• _TASK STATEMENT_
Beginning with the first line of the data below, set down each line exactly through the line that contains "constexpr uint32_t kFieldQuadMaxNodes".

• _Saved data entries_
╔══

constexpr int kWgThreads = 256;
#ifndef ZK_FIELD_ROW_MAX_NODES
#define ZK_FIELD_ROW_MAX_NODES 16
#endif
constexpr uint32_t kFieldRowMaxNodes = ZK_FIELD_ROW_MAX_NODES;
static_assert(kFieldRowMaxNodes >= 16 && kFieldRowMaxNodes <= 64, "the row form takes at most four passes of 16 nodes");
#ifndef ZK_FIELD_QUAD_MAX_NODES
#define ZK_FIELD_QUAD_MAX_NODES 64
#endif
constexpr uint32_t kFieldQuadMaxNodes = ZK_FIELD_QUAD_MAX_NODES;
static_assert(kFieldQuadMaxNodes <= 128, "the quad form takes at most two passes of 64 nodes");
#ifndef ZK_FIELD_ROW_LEAF_MAX
#define ZK_FIELD_ROW_LEAF_MAX 32
#endif
constexpr uint32_t kFieldRowLeafMax = ZK_FIELD_ROW_LEAF_MAX;
static_assert(kFieldRowLeafMax <= 64, "the row form takes at most four passes of 16 leaves");
constexpr uint32_t kWgMaxLog = 10;

__device__ __forceinline__ void lds_store(uint4* p, const Digest& d) {
    p[0] = make_uint4(d.w[0], d.w[1], d.w[2], d.w[3]);
    p[1] = make_uint4(d.w[4], d.w[5], d.w[6], d.w[7]);
}

#ifndef ZK_WG_RELAXED_PUBLISH
#define ZK_WG_RELAXED_PUBLISH 1
#endif
constexpr bool kWgRelaxedPublish = ZK_WG_RELAXED_PUBLISH != 0;
__device__ __forceinline__ void publish_node(uint32_t* nodes, size_t node, const uint4* lvl0, uint32_t tid) {
    if (tid < 8) __hip_atomic_store(nodes + node * 8 + tid, reinterpret_cast<const uint32_t*>(lvl0)[tid], __ATOMIC_RELAXED, __HIP_MEMORY_SCOPE_AGENT);
    asm volatile("s_waitcnt vmcnt(0)" ::: "memory");
}
__device__ __forceinline__ Digest load_digest_agent(const uint32_t* nodes, size_t node) {
    const unsigned long long* q = reinterpret_cast<const unsigned long long*>(nodes + node * 8);
    Digest d;
#pragma unroll
    for (int i = 0; i < 4; ++i) {
        const unsigned long long v = __hip_atomic_load(q + i, __ATOMIC_RELAXED, __HIP_MEMORY_SCOPE_AGENT);
        d.w[2 * i] = (uint32_t)v; d.w[2 * i + 1] = (uint32_t)(v >> 32);
    }
    return d;
}

#ifdef ZK_WG_TRACE
constexpr uint32_t kWgTraceSlots = 48, kWgTraceLaunches = 8192;
__device__ unsigned long long g_wg_trace[kWgTraceLaunches][kWgTraceSlots];
__device__ unsigned int g_wg_trace_n, g_wg_trace_cur;
#define WG_STAMP(slot) do { if (threadIdx.x == 0 && wg_rec < kWgTraceLaunches && (slot) < kWgTraceSlots) g_wg_trace[wg_rec][(slot)] = __builtin_amdgcn_s_memrealtime(); } while (0)
#else
#define WG_STAMP(slot) do { } while (0)
#endif

template <class SRC, bool LEAF, int HASH>
__global__ __launch_bounds__(kWgThreads) void merkle_wg_kernel(SRC src, uint32_t* nodes, uint32_t depth_in, uint32_t j,
                                                               MailArgs mail, size_t off, uint32_t j2, uint32_t lds_log) {
    extern __shared__ __attribute__((aligned(16))) uint4 lvl[];
    src_prepare(src, 0);
    uint32_t* xch = reinterpret_cast<uint32_t*>(lvl + ((size_t)2 << lds_log));
    const uint32_t tid = threadIdx.x;
    uint32_t cnt = 1u << j;
    size_t first = ((size_t)blockIdx.x << j) + off;
    uint32_t d_in = depth_in, lv = j;
    const size_t in_base = ((size_t)1 << depth_in) - 1;
    QuadLane ql;
    if (HASH == 0) ql = quad_lane(tid);
#ifdef ZK_WG_TRACE
    uint32_t wg_rec = 0xffffffffu;
    if (blockIdx.x == 0 && tid == 0) {
        wg_rec = atomicAdd(&g_wg_trace_n, 1u);
        __hip_atomic_store(&g_wg_trace_cur, wg_rec, __ATOMIC_RELAXED, __HIP_MEMORY_SCOPE_AGENT);
        if (wg_rec < kWgTraceLaunches) {
            for (uint32_t i = 0; i < kWgTraceSlots; ++i) g_wg_trace[wg_rec][i] = 0;
            g_wg_trace[wg_rec][0] = (unsigned long long)depth_in | ((unsigned long long)j << 8) | ((unsigned long long)j2 << 16) | ((unsigned long long)(LEAF ? 1 : 0) << 24) |
                                    ((unsigned long long)HASH << 25) | ((unsigned long long)(mail.mailbox ? mail.top + 1 : 0) << 26) | ((unsigned long long)gridDim.x << 32);
        }
    }
    WG_STAMP(1);
#endif
    constexpr uint32_t kPer = (1u << kWgMaxLog) / kWgThreads;
    if (LEAF && HASH == 1 && cnt <= kFieldRowLeafMax) {
        const uint32_t g = tid & 15u, grp = tid >> 4;
#pragma unroll 1
        for (uint32_t b = 0; b * 16 < cnt; ++b) {
            const uint32_t i = b * 16 + grp;
            const uint32_t ii = i < cnt ? i : 0u;
            const uint32_t v = src.finish(src.fetch(first + ii - off), first + ii - off);
            const uint32_t word = g == 0 ? v : g == 15 ? 1u : 0u;
            const uint32_t res = fieldhash_inner_row16_f64(word, g, g_fh_consts64);
            if (i < cnt && g < 8) {
                nodes[(in_base + first + i) * 8 + g] = res;
                reinterpret_cast<uint32_t*>(&lvl[2 * i])[g] = res;
            }
        }
    } else if (LEAF) {
        typename SRC::Raw raw[kPer] = {};
#pragma unroll
        for (uint32_t u = 0; u < kPer; ++u)
            if (tid + u * kWgThreads < cnt) raw[u] = src.fetch(first + tid + u * kWgThreads - off);
#pragma unroll 1
        for (uint32_t i = tid; i < cnt; i += kWgThreads) {
            const Digest d = Hasher<HASH>::leaf(src.finish(raw[0], first + i - off));
            store_digest(nodes, in_base + first + i, d);
            lds_store(&lvl[2 * i], d);
#pragma unroll
            for (uint32_t u = 0; u + 1 < kPer; ++u) raw[u] = raw[u + 1];
        }
    } else {
        Digest dd[kPer];
#pragma unroll
        for (uint32_t u = 0; u < kPer; ++u)
            if (tid + u * kWgThreads < cnt) dd[u] = load_digest(nodes, in_base + first + tid + u * kWgThreads);
#pragma unroll
        for (uint32_t u = 0; u < kPer; ++u)
            if (tid + u * kWgThreads < cnt) lds_store(&lvl[2 * (tid + u * kWgThreads)], dd[u]);
    }
    if (LEAF && mail.dump_src) __threadfence();
    __syncthreads();
    WG_STAMP(2);
#pragma unroll 1
  for (uint32_t phase = 0;; ++phase) {
#pragma unroll 1
    for (uint32_t t = 1; t <= lv; ++t) {
        const uint32_t w = cnt >> t;
        const size_t out_base = (((size_t)1 << (d_in - t)) - 1) + (first >> t);
        WG_STAMP((phase ? 24u : 2u) + t - 1u);
        if (HASH == 0 && w <= 64) {
            const uint32_t lane = tid & 63u, wave = tid >> 6;
            const uint32_t node = wave * 16 + (lane >> 4) * 4 + (lane & 3u), role = (lane >> 2) & 3u;
            const bool busy = wave * 16 < w;
            uint32_t o[4];
            if (busy) sha256_inner_quad(reinterpret_cast<const uint32_t*>(&lvl[4 * (node < w ? node : 0u)]), ql, o);
            __syncthreads();
            if (busy && node < w && role < 2) {
                const uint4 v = make_uint4(o[0], o[1], o[2], o[3]);
                lvl[2 * node + (role ^ 1u)] = v;
                reinterpret_cast<uint4*>(nodes + (out_base + node) * 8)[role ^ 1u] = v;
            }
            __syncthreads();
            continue;
        }
        if (HASH == 0 && w <= 128) {
            const bool is_main = tid < 128;
            const uint32_t node = tid & 127u;
            const bool active = node < w;
            uint32_t wv[16];
            uint32_t st[8];
            if (active) {
                Digest l = lds_digest(&lvl[4 * node]), r = lds_digest(&lvl[4 * node + 2]);
#pragma unroll
                for (int i = 0; i < 8; ++i) { wv[i] = l.w[i]; wv[8 + i] = r.w[i]; st[i] = SHA_IV[i]; }
            }
            uint32_t* xb0 = xch;
            uint32_t* xb1 = xch + 16 * 128;
            if (active) {
                if (is_main) sha256_rounds16<0>(st, wv);
                else { sha256_schedule16(wv);
#pragma unroll
                       for (int i = 0; i < 16; ++i) xb0[i * 128 + node] = wv[i]; }
            }
            __syncthreads();
            if (active) {
                if (is_main) {
#pragma unroll
                    for (int i = 0; i < 16; ++i) wv[i] = xb0[i * 128 + node];
                    sha256_rounds16<16>(st, wv);
                } else { sha256_schedule16(wv);
#pragma unroll
                         for (int i = 0; i < 16; ++i) xb1[i * 128 + node] = wv[i]; }
            }
            __syncthreads();
            if (active) {
                if (is_main) {
#pragma unroll
                    for (int i = 0; i < 16; ++i) wv[i] = xb1[i * 128 + node];
                    sha256_rounds16<32>(st, wv);
                } else { sha256_schedule16(wv);
#pragma unroll
                         for (int i = 0; i < 16; ++i) xb0[i * 128 + node] = wv[i]; }
            }
            __syncthreads();
            Digest d0;
            if (active && is_main) {
#pragma unroll
                for (int i = 0; i < 16; ++i) wv[i] = xb0[i * 128 + node];
                sha256_rounds16<48>(st, wv);
#pragma unroll
                for (int i = 0; i < 8; ++i) d0.w[i] = st[i] + SHA_IV[i];
                uint32_t pad[16] = {0x80000000u, 0, 0, 0, 0, 0, 0, 0, 0, 0, 0, 0, 0, 0, 0, 512u};
                sha256_compress(d0.w, pad);
            }
            __syncthreads();
            if (active && is_main) { lds_store(&lvl[2 * node], d0); store_digest(nodes, out_base + node, d0); }
            __syncthreads();
            continue;
        }
        if (HASH == 1 && w > kFieldRowMaxNodes && w <= kFieldQuadMaxNodes) {
            const uint32_t q = tid & 3u, grp = tid >> 2;
            uint32_t res[2][4];
#pragma unroll
            for (uint32_t b = 0; b < 2; ++b) {
                if (b * 64 >= w) break;
                const uint32_t node = b * 64 + grp;
                const uint4 v = lvl[4 * (node < w ? node : 0u) + q];
                const uint32_t in[4] = {v.x, v.y, v.z, v.w};
                fieldhash_inner_quad_f64(in, q, res[b], g_fh_consts64);
            }
            __syncthreads();
#pragma unroll
            for (uint32_t b = 0; b < 2; ++b) {
                if (b * 64 >= w) break;
                const uint32_t node = b * 64 + grp;
                if (node < w && q < 2) {
                    const uint4 o = make_uint4(res[b][0], res[b][1], res[b][2], res[b][3]);
                    lvl[2 * node + q] = o;
                    reinterpret_cast<uint4*>(nodes + (out_base + node) * 8)[q] = o;
                }
            }
            __syncthreads();
            continue;
        }
        if (HASH == 1 && w <= kFieldRowMaxNodes) {
            const uint32_t g = tid & 15u, grp = tid >> 4;
            uint32_t res[4];
#pragma unroll
            for (uint32_t b = 0; b < 4; ++b) {
                if (b * 16 >= w) break;
                const uint32_t node = b * 16 + grp;
                const uint32_t* words = reinterpret_cast<const uint32_t*>(&lvl[4 * (node < w ? node : 0u)]);
                res[b] = fieldhash_inner_row16_f64(words[g], g, g_fh_consts64);
            }
            __syncthreads();
#pragma unroll
            for (uint32_t b = 0; b < 4; ++b) {
                if (b * 16 >= w) break;
                const uint32_t node = b * 16 + grp;
                if (node < w && g < 8) {
                    reinterpret_cast<uint32_t*>(&lvl[2 * node])[g] = res[b];
                    nodes[(out_base + node) * 8 + g] = res[b];
                }
            }
            __syncthreads();
            continue;
        }
        Digest d0, d1;
        const bool a0 = tid < w, a1 = tid + kWgThreads < w;
        if (a0) d0 = Hasher<HASH>::inner(lds_digest(&lvl[4 * tid]), lds_digest(&lvl[4 * tid + 2]));
        if (a1) d1 = Hasher<HASH>::inner(lds_digest(&lvl[4 * (tid + kWgThreads)]), lds_digest(&lvl[4 * (tid + kWgThreads) + 2]));
        __syncthreads();
        if (a0) { lds_store(&lvl[2 * tid], d0); store_digest(nodes, out_base + tid, d0); }
        if (a1) { lds_store(&lvl[2 * (tid + kWgThreads)], d1); store_digest(nodes, out_base + tid + kWgThreads, d1); }
        __syncthreads();
    }
    WG_STAMP((phase ? 24u : 2u) + lv);
    if (phase == 1 || j2 == 0) break;
    __shared__ uint32_t go_on;
    if (gridDim.x > 1) {
        if (kWgRelaxedPublish) {
            publish_node(nodes, (((size_t)1 << (depth_in - j)) - 1) + blockIdx.x, lvl, tid);
        } else {
            asm volatile("s_waitcnt vmcnt(0)" ::: "memory");
            __syncthreads();
        }
    }
    if (tid == 0) {
        uint32_t last = 1;
        if (gridDim.x > 1) {
            last = (kWgRelaxedPublish ? __hip_atomic_fetch_add(mail.counter + 1, 1u, __ATOMIC_RELAXED, __HIP_MEMORY_SCOPE_AGENT)
                                      : __hip_atomic_fetch_add(mail.counter + 1, 1u, __ATOMIC_ACQ_REL, __HIP_MEMORY_SCOPE_AGENT)) == gridDim.x - 1;
            if (last) __hip_atomic_store(mail.counter + 1, 0u, __ATOMIC_RELAXED, __HIP_MEMORY_SCOPE_AGENT);
        }
        go_on = last;
    }
    __syncthreads();
    if (!go_on) return;
    if (kWgRelaxedPublish && LEAF && mail.dump_src) __builtin_amdgcn_fence(__ATOMIC_ACQUIRE, "agent");
#ifdef ZK_WG_TRACE
    if (tid == 0) wg_rec = __hip_atomic_load(&g_wg_trace_cur, __ATOMIC_RELAXED, __HIP_MEMORY_SCOPE_AGENT);
    WG_STAMP(15);
#endif
    d_in = depth_in - j; lv = j2; cnt = gridDim.x; first = 0;
    {
        const size_t base2 = ((size_t)1 << d_in) - 1;
        Digest dd[kPer];
#pragma unroll
        for (uint32_t u = 0; u < kPer; ++u)
            if (tid + u * kWgThreads < cnt)
                dd[u] = (kWgRelaxedPublish && gridDim.x > 1) ? load_digest_agent(nodes, base2 + tid + u * kWgThreads) : load_digest(nodes, base2 + tid + u * kWgThreads);
#pragma unroll
        for (uint32_t u = 0; u < kPer; ++u)
            if (tid + u * kWgThreads < cnt) lds_store(&lvl[2 * (tid + u * kWgThreads)], dd[u]);
    }
    __syncthreads();
    WG_STAMP(16);
  }
    if (mail.mailbox && depth_in - j - j2 == mail.top && off == 0) {
        __shared__ uint32_t is_last;
        const bool relaxed = kWgRelaxedPublish && gridDim.x > 1 && j2 == 0 && mail.dump_src == nullptr;
        if (relaxed) publish_node(nodes, (((size_t)1 << mail.top) - 1) + blockIdx.x, lvl, tid);
        if (tid == 0) {
            uint32_t last = 1;
            if (gridDim.x > 1 && j2 == 0) {
                last = (relaxed ? __hip_atomic_fetch_add(mail.counter, 1u, __ATOMIC_RELAXED, __HIP_MEMORY_SCOPE_AGENT)
                                : __hip_atomic_fetch_add(mail.counter, 1u, __ATOMIC_ACQ_REL, __HIP_MEMORY_SCOPE_AGENT)) == gridDim.x - 1;
                if (last) __hip_atomic_store(mail.counter, 0u, __ATOMIC_RELAXED, __HIP_MEMORY_SCOPE_AGENT);
            }
            is_last = last;
        }
        __syncthreads();
        if (is_last) {
#ifdef ZK_WG_TRACE
            if (tid == 0 && wg_rec == 0xffffffffu) wg_rec = __hip_atomic_load(&g_wg_trace_cur, __ATOMIC_RELAXED, __HIP_MEMORY_SCOPE_AGENT);
            WG_STAMP(40);
#endif
            const uint4* sq = reinterpret_cast<const uint4*>(nodes + (((size_t)1 << mail.top) - 1) * 8);
            uint4* dq = reinterpret_cast<uint4*>(mail.mailbox + kMailDigests);
            if (relaxed) {
                for (uint32_t i = tid; i < (1u << mail.top); i += kWgThreads) {
                    const Digest d = load_digest_agent(nodes, (((size_t)1 << mail.top) - 1) + i);
                    dq[2 * i] = make_uint4(d.w[0], d.w[1], d.w[2], d.w[3]);
                    dq[2 * i + 1] = make_uint4(d.w[4], d.w[5], d.w[6], d.w[7]);
                }
            } else {
                for (uint32_t i = tid; i < (2u << mail.top); i += kWgThreads) dq[i] = sq[i];
            }
            if (mail.dump_src) {
                const uint4* sv = reinterpret_cast<const uint4*>(mail.dump_src);
                uint4* dv = reinterpret_cast<uint4*>(mail.mailbox + mail.vals_off);
                for (uint32_t i = tid; i < (1u << mail.dump_log) / 4; i += kWgThreads) dv[i] = sv[i];
            }
            __threadfence_system();
            __syncthreads();
            WG_STAMP(41);
            if (tid == 0) __hip_atomic_store(&mail.mailbox[0], mail.seq, __ATOMIC_RELEASE, __HIP_MEMORY_SCOPE_SYSTEM);
            WG_STAMP(42);
        }
    }
}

╚══

• _TASK RESULT_
constexpr int kWgThreads = 256;
#ifndef ZK_FIELD_ROW_MAX_NODES
#define ZK_FIELD_ROW_MAX_NODES 16
#endif
constexpr uint32_t kFieldRowMaxNodes = ZK_FIELD_ROW_MAX_NODES;
static_assert(kFieldRowMaxNodes >= 16 && kFieldRowMaxNodes <= 64, "the row form takes at most four passes of 16 nodes");
#ifndef ZK_FIELD_QUAD_MAX_NODES
#define ZK_FIELD_QUAD_MAX_NODES 64
#endif
constexpr uint32_t kFieldQuadMaxNodes = ZK_FIELD_QUAD_MAX_NODES;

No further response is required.